Summary
The issue at hand is related to PCIe bus enumeration on a bare metal system using a Cix Sky1 SoC. When attempting to read the Vendor ID of a PCI-to-PCI bridge with no devices plugged in, the CPU locks up. This behavior is not observed on x86 PCIe buses or in QEMU. The goal is to determine if there are any necessary steps to take before reading the configuration space to detect the presence of a device.
Root Cause
The root cause of this issue is likely due to the specifics of the PCIe host bridge implementation on the Cix Sky1 SoC. Some possible causes include:
- Configuration request stalling: The PCIe spec mentions that configuration requests may be stalled if a device takes a long time to initialize.
- Device Tree limitations: The Device Tree provided by the firmware may not contain all the necessary information for proper PCIe enumeration.
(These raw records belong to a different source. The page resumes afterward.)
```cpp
constexpr int STATS_SLOTS = 768;
inline int stats_tcs(int N, int L_out, int C_in) {
    static int forced = -1;
    if (forced < 0) forced = wj_lab_env_int("WJ_CONV0_STATS_TCS", 0);
    if (forced >= 32) return forced / 32 * 32;
    int chunks = (STATS_SLOTS + N / 2) / (N > 0 ? N : 1);
    const int most = (L_out + 255) / 256;
    chunks = chunks < 1 ? 1 : (chunks > most ? most : chunks);
    const int tcs = ((L_out + chunks - 1) / chunks + 31) / 32 * 32;
    const int cap = 2176 / (C_in > 0 ? C_in : 1) / 32 * 32;
    return tcs > cap ? (cap < 32 ? 32 : cap) : tcs;
}
template <int TAPS>
__global__ __launch_bounds__(256) void conv0_gram_kernel(const bf16_t* __restrict__ audio, double* __restrict__ part, Geo g, int span, int TCS) {
    extern __shared__ __attribute__((aligned(16))) bf16_t xa[];
    constexpr int G = TAPS + TAPS * TAPS;
    __shared__ double red[4][G];
    const int n = blockIdx.y, t0 = blockIdx.x * TCS;
    for (int ci = 0; ci < g.C_in; ++ci)
        for (int i = threadIdx.x; i < span; i += 256) {
            const long src = (long)t0 * g.stride + i;
            xa[ci * span + i] = src < g.L ? audio[(long)n * g.clip_stride + (long)ci * g.L + src] : f2bf(0.f);
        }
    __syncthreads();
    const int lane = threadIdx.x & 63, wave = threadIdx.x >> 6;
    const int tcount = min(TCS, g.L_out - t0);
    for (int p = lane; p < G; p += 64) {
        const bool one = p < TAPS;
        const int qa = one ? p : (p - TAPS) / TAPS, qb = one ? 0 : (p - TAPS) - qa * TAPS;
        const int ca = qa / g.k, cb = qb / g.k;
        const int offa = ca * span + (qa - ca * g.k), offb = cb * span + (qb - cb * g.k);
        double acc = 0.0;
        for (int t = wave; t < tcount; t += 4) {
            const float a = bf2f(xa[offa + t * g.stride]);
            const float b = one ? 1.0f : bf2f(xa[offb + t * g.stride]);
            acc += (double)(a * b);
        }
        red[wave][p] = acc;
    }
    __syncthreads();
    double* o = part + ((long)n * gridDim.x + blockIdx.x) * G;
    for (int p = threadIdx.x; p < G; p += 256) o[p] = (red[0][p] + red[1][p]) + (red[2][p] + red[3][p]);
}

__global__ __launch_bounds__(256) void conv0_fold_f64_kernel(const double* __restrict__ part, int chunks, int rec, double* __restrict__ out) {
    const int n = blockIdx.y;
    const double* src = part + (long)n * chunks * rec;
    for (int i = blockIdx.x * 256 + threadIdx.x; i < rec; i += gridDim.x * 256) {
        double s = 0.0;
        for (int ch = 0; ch < chunks; ++ch) s += src[(long)ch * rec + i];
        out[(long)n * rec + i] = s;
    }
}
// ... 568 lines not shown
```

wavjepa_amd/csrc/misc.hip:

```cpp
#include <string.h>
#include "common.h"
#include "../../include/wavjepa_hip.h"
#ifdef WJ_LAB
#include "../../include/wavjepa_hip_lab.h"
#endif

namespace {

inline int grid_for(long n_items, int per_block, int cap = 8192) {
    long g = (n_items + per_block - 1) / per_block;
    if (g < 1) g = 1;
    return (int)(g > cap ? cap : g);
}

__global__ __launch_bounds__(256) void gelu_bwd_kernel(const bf16_t* __restrict__ dpost, const bf16_t* __restrict__ pre,
                                                       bf16_t* __restrict__ dpre, long n8) {
    for (long i = blockIdx.x * 256L + threadIdx.x; i < n8; i += (long)gridDim.x * 256) {
        const bf16x8 d = *reinterpret_cast<const bf16x8*>(dpost + i * 8);
        const bf16x8 p = *reinterpret_cast<const bf16x8*>(pre + i * 8);
        bf16x8 o;
#pragma unroll
        for (int e = 0; e < 8; ++e) o[e] = f2bf(bf2f(d[e]) * gelu_grad_f(bf2f(p[e])));
        *reinterpret_cast<bf16x8*>(dpre + i * 8) = o;
    }
// ... 13 lines not shown
        for (int e = 0; e < 8; ++e) { o[e] = f2bf(bf2f(d[e]) * gelu_grad_f(bf2f(p[e]))); z[e] = f2bf(0.f); }
        *reinterpret_cast<bf16x8*>(dpre + off) = o;
        if (clear_dpost) *reinterpret_cast<bf16x8*>(dpost + off) = z;
    }
}

__global__ __launch_bounds__(256) void zero_rows_kernel(char* __restrict__ buf, const int32_t* __restrict__ rows, int n_rows,
                                                        int row16) {
    const long n = (long)n_rows * row16;
    for (long i = blockIdx.x * 256L + threadIdx.x; i < n; i += (long)gridDim.x * 256) {
        const int r = (int)(i / row16), c = (int)(i - (long)r * row16);
        *reinterpret_cast<uint4*>(buf + ((long)rows[r] * row16 + c) * 16) = make_uint4(0, 0, 0, 0);
    }
}

__global__ __launch_bounds__(256) void conv_w_kernel(wj_conv_w_args a) {
    const int Co = a.C_out, Ci = a.C_in, k = a.k;
    if (a.mode == 0) {
        const long n = (long)Co * Ci * k;
        for (long i = blockIdx.x * 256L + threadIdx.x; i < n; i += (long)gridDim.x * 256) {
            const int c = (int)(i % Ci);
            const int kk = (int)((i / Ci) % k);
            const int o = (int)(i / ((long)Ci * k));
            ((bf16_t*)a.dst)[i] = f2bf(((const float*)a.src)[((long)o * Ci + c) * k + kk]);
        }
    } else if (a.mode == 1) {
        const long n = (long)a.U * Co * Ci;
        for (long i = blockIdx.x * 256L + threadIdx.x; i < n; i += (long)gridDim.x * 256) {
            const int c = (int)(i % Ci);
            const int o = (int)((i / Ci) % Co);
            const int v = (int)(i / ((long)Ci * Co));
            const int kk = a.rho + a.stride * (a.U - 1 - v);
            ((bf16_t*)a.dst)[i] = f2bf(((const float*)a.src)[((long)o * Ci + c) * k + kk]);
        }
    } else {
        const long n = (long)Co * Ci * k;
        for (long i = blockIdx.x * 256L + threadIdx.x; i < n; i += (long)gridDim.x * 256) {
            const int kk = (int)(i % k);
            const int c = (int)((i / k) % Ci);
            const int o = (int)(i / ((long)Ci * k));
            ((float*)a.dst)[i] += ((const float*)a.src)[(long)o * Ci * k + (long)kk * Ci + c];
        }
    }
}

__global__ __launch_bounds__(256) void add_pos_kernel(wj_add_pos_args a) {
    const int D4 = a.D / 4;
    const long n = (long)a.M * D4;
    for (long i = blockIdx.x * 256L + threadIdx.x; i < n; i += (long)gridDim.x * 256) {
        const int m = (int)(i / D4), c = (int)(i - (long)m * D4) * 4;
        const bf16x4 x = *reinterpret_cast<const bf16x4*>((const bf16_t*)a.x + (long)m * a.D + c);
        const f32x4 p = *reinterpret_cast<const f32x4*>(a.pos + (long)(m % a.T) * a.D + c);
        f32x4 y;
        bf16x4 yb;
#pragma unroll
        for (int e = 0; e < 4; ++e) { y[e] = bf2f(x[e]) + p[e]; yb[e] = f2bf(y[e]); }
        if (a.y_f32) *reinterpret_cast<f32x4*>(a.y_f32 + (long)m * a.D + c) = y;
        if (a.y_bf16) *reinterpret_cast<bf16x4*>((bf16_t*)a.y_bf16 + (long)m * a.D + c) = yb;
// ... 452 lines not shown

extern "C" int wj_abi_version(void) { return WJ_ABI_VERSION; }
extern "C" int wj_device_count(void) {
    int n = 0;
    if (hipGetDeviceCount(&n) != hipSuccess) return 0;
    return n;
}

extern "C" int wj_struct_size(const char* name) {
    if (!name) return -1;
#define WJ_SZ(T) if (!strcmp(name, #T)) return (int)sizeof(T);
    WJ_SZ(wj_gemm_args) WJ_SZ(wj_ln_fwd_args) WJ_SZ(wj_ln_bwd_args) WJ_SZ(wj_ln_pre_fwd_args) WJ_SZ(wj_ln_pre_bwd_args) WJ_SZ(wj_colsum_args) WJ_SZ(wj_attn_fwd_args)
    WJ_SZ(wj_attn_bwd_args) WJ_SZ(wj_conv0_fwd_args) WJ_SZ(wj_conv0_bwd_args) WJ_SZ(wj_gelu_bwd_args) WJ_SZ(wj_conv_w_args)
    WJ_SZ(wj_add_pos_args) WJ_SZ(wj_gather_args) WJ_SZ(wj_scatter_fill_args) WJ_SZ(wj_scatter_fill_bwd_args)
    WJ_SZ(wj_unmask_rows_args) WJ_SZ(wj_instnorm_args) WJ_SZ(wj_mse_args) WJ_SZ(wj_ema_args) WJ_SZ(wj_sumsq_args)
    WJ_SZ(wj_adamw_args) WJ_SZ(wj_cast_args) WJ_SZ(wj_crop_args) WJ_SZ(wj_zero_rows_args) WJ_SZ(wj_instnorm_mean_args) WJ_SZ(wj_spin_args)
    WJ_SZ(wj_gemm_fp8_args) WJ_SZ(wj_quantize_fp8_args) WJ_SZ(wj_wgrad_group_args) WJ_SZ(wj_rir_conv_args) WJ_SZ(wj_snr_mix_args) WJ_SZ(wj_resample_args) WJ_SZ(wj_mse_groups_args) WJ_SZ(wj_transpose_args) WJ_SZ(wj_colsum_group_args) WJ_SZ(wj_rccl_init_args) WJ_SZ(wj_rccl_launch_args) WJ_SZ(wj_rccl_wait_args) WJ_SZ(wj_audio_prepare_args) WJ_SZ(wj_noise_prepare_args)
#ifdef WJ_LAB
    WJ_SZ(wj_collective_footprint_args)
#endif
#undef WJ_SZ
    return -1;
}

int64_t wj_gemm_ws_bytes(const wj_gemm_args* a);
int64_t wj_wgrad_group_ws_bytes(const wj_wgrad_group_args* a);
int64_t wj_colsum_bf16_ws_bytes(const wj_colsum_args* a);
int64_t wj_conv0_fwd_ws_bytes(const wj_conv0_fwd_args* a);
int64_t wj_conv0_bwd_ws_bytes(const wj_conv0_bwd_args* a);
int64_t wj_rir_conv_ws_bytes(const wj_rir_conv_args* a);
int64_t wj_snr_mix_ws_bytes(const wj_snr_mix_args* a);
// ... 19 lines not shown
    if (!strcmp(fn, "wj_conv0_gn_gelu_fwd")) return wj_conv0_fwd_ws_bytes((const wj_conv0_fwd_args*)args);
    if (!strcmp(fn, "wj_conv0_gn_gelu_bwd")) return wj_conv0_bwd_ws_bytes((const wj_conv0_bwd_args*)args);
    if (!strcmp(fn, "wj_masked_mse")) {
        const wj_mse_args* a = (const wj_mse_args*)args;
        return (2 + (int64_t)a->B * a->G * a->T) * 4;
    }
    if (!strcmp(fn, "wj_grad_sumsq")) return 1024 * 4;
    if (!strcmp(fn, "wj_rir_convolve")) return wj_rir_conv_ws_bytes((const wj_rir_conv_args*)args);
    if (!strcmp(fn, "wj_snr_mix")) return wj_snr_mix_ws_bytes((const wj_snr_mix_args*)args);
    if (!strcmp(fn, "wj_mse_groups")) return wj_mse_groups_ws_bytes((const wj_mse_groups_args*)args);
    if (!strcmp(fn, "wj_audio_prepare")) return wj_audio_prepare_ws_bytes((const wj_audio_prepare_args*)args);
    if (!strcmp(fn, "wj_noise_prepare")) return wj_noise_prepare_ws_bytes((const wj_noise_prepare_args*)args);
    static const char* const none[] = {"wj_layernorm_fwd", "wj_layernorm_pre_fwd", "wj_colsum_f32", "wj_attn_fwd", "wj_gelu_bwd_bf16",
        "wj_conv_weight_layout", "wj_add_pos", "wj_mask_gather_rows", "wj_mask_scatter_fill_pos",
        "wj_unmask_rows_f32", "wj_instnorm_accumulate", "wj_instnorm_mean", "wj_ema_update", "wj_adamw_step", "wj_cast_f32_to_bf16",
        "wj_crop_normalize_bf16", "wj_zero_rows", "wj_spin", "wj_gemm_mxfp8", "wj_quantize_mxfp8", "wj_resample_fir", "wj_transpose_bf16", "wj_colsum_f32_group", "wj_rccl_bucket_allreduce_launch", "wj_rccl_bucket_allreduce_wait", "wj_collective_footprint"};
    for (const char* n : none)
        if (!strcmp(fn, n)) return 0;
    return -1;
}

extern "C" int wj_gelu_bwd_bf16(const wj_gelu_bwd_args* a, void* stream) {
    WJ_CLEAR_STALE_ERROR();
    if (a && a->rows) {
        if (!a->dpost || !a->pre || !a->dpre || a->n_rows < 0 || a->row_elems <= 0 || (a->row_elems & 7)) return WJ_ERR_ARG;
        if (a->n_rows == 0) return WJ_OK;
        hipLaunchKernelGGL(gelu_bwd_rows_kernel, dim3(grid_for((long)a->n_rows * (a->row_elems / 8), 256)), dim3(256), 0, STREAM,
                           (bf16_t*)a->dpost, (const bf16_t*)a->pre, (bf16_t*)a->dpre, a->rows, a->n_rows, a->row_elems / 8,
                           a->clear_dpost);
        WJ_CHECK_LAUNCH();
        return WJ_OK;
// ... 60 lines not shown
    WJ_CHECK_LAUNCH();
    return WJ_OK;
}
#endif

extern "C" int wj_zero_rows(const wj_zero_rows_args* a, void* stream) {
    WJ_CLEAR_STALE_ERROR();
    if (!a || !a->buf || !a->rows || a->n_rows < 0 || a->row_bytes <= 0 || (a->row_bytes & 15)) return WJ_ERR_ARG;
    if (a->n_rows == 0) return WJ_OK;
    hipLaunchKernelGGL(zero_rows_kernel, dim3(grid_for((long)a->n_rows * (a->row_bytes / 16), 256)), dim3(256), 0, STREAM,
                       (char*)a->buf, a->rows, a->n_rows, a->row_bytes / 16);
    WJ_CHECK_LAUNCH();
    return WJ_OK;
}

extern "C" int wj_conv_weight_layout(const wj_conv_w_args* a, void* stream) {
    WJ_CLEAR_STALE_ERROR();
    if (!a || !a->src || !a->dst || a->C_out <= 0 || a->C_in <= 0 || a->k <= 0 || a->mode < 0 || a->mode > 2) return WJ_ERR_ARG;
    if (a->mode == 1 && (a->U <= 0 || a->rho < 0 || a->rho + a->stride * (a->U - 1) >= a->k)) return WJ_ERR_ARG;
    const long n = a->mode == 1 ? (long)a->U * a->C_out * a->C_in : (long)a->C_out * a->C_in * a->k;
    hipLaunchKernelGGL(conv_w_kernel, dim3(grid_for(n, 256, 2048)), dim3(256), 0, STREAM, *a);
    WJ_CHECK_LAUNCH();
    return WJ_OK;
}

extern "C" int wj_add_pos(const wj_add_pos_args* a, void* stream) {
    WJ_CLEAR_STALE_ERROR();
    if (!a || !a->x || !a->pos || a->M <= 0 || a->T <= 0 || a->D <= 0 || (a->D & 3)) return WJ_ERR_ARG;
    hipLaunchKernelGGL(add_pos_kernel, dim3(grid_for((long)a->M * a->D / 4, 256)), dim3(256), 0, STREAM, *a);
    WJ_CHECK_LAUNCH();
    return WJ_OK;
}

extern "C" int wj_mask_gather_rows(const wj_gather_args* a, void* stream) {
    WJ_CLEAR_STALE_ERROR();
    if (!a || !a->x || !a->idx || !a->out || a->n_rows < 0 || a->D <= 0) return WJ_ERR_ARG;
// ... 139 lines not shown
```

wavjepa_amd/engine.py:

```python
from __future__ import annotations

from dataclasses import dataclass
from typing import Dict, List, Optional, Sequence, Tuple

import numpy as np
import torch

from . import ops
from .params import FlatParams


def _empty(*shape, dtype, device):
    import os
    if os.environ.get("WJ_ARENA_FILL", "") == "nan":
        if not dtype.is_floating_point:
            return torch.full(shape, 0x7f, dtype=dtype, device=device)
        return torch.full(shape, float("nan"), dtype=dtype, device=device)
    return torch.empty(*shape, dtype=dtype, device=device)
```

- Lack of PCIe capabilities: The absence of overarching root bus and PCIe capabilities, such as CRS Software Visibility, may contribute to the issue.
Why This Happens in Real Systems
This issue occurs in real systems due to the complexity of PCIe bus enumeration and the variety of hardware implementations. Some key factors include:
- Hardware-specific quirks: Different SoCs and PCIe host bridges may have unique requirements or behaviors.
- Firmware and software interactions: The interaction between the firmware, Device Tree, and software can affect PCIe enumeration.
- Lack of standardization: The PCIe spec may not cover all possible scenarios, leading to inconsistencies across different systems.
Real-World Impact
The real-world impact of this issue includes:
- System crashes: The CPU lockup can cause system crashes or freezes.
- Enumeration failures: The inability to properly enumerate PCIe devices can lead to device detection failures and system instability.
- Development challenges: The complexity of debugging and resolving this issue can slow down development and increase costs.
Example or Code
void checkDevice(uint8_t bus, uint8_t device) {
uint8_t function = 0;
uint16_t vendorID = getVendorID(bus, device, function);
if (vendorID == 0xFFFF) return; // Device doesn't exist
// ... device does exist, enumerate it
}
How Senior Engineers Fix It
Senior engineers can fix this issue by:
- Consulting hardware documentation: Thoroughly reviewing the SoC and PCIe host bridge documentation to understand specific requirements.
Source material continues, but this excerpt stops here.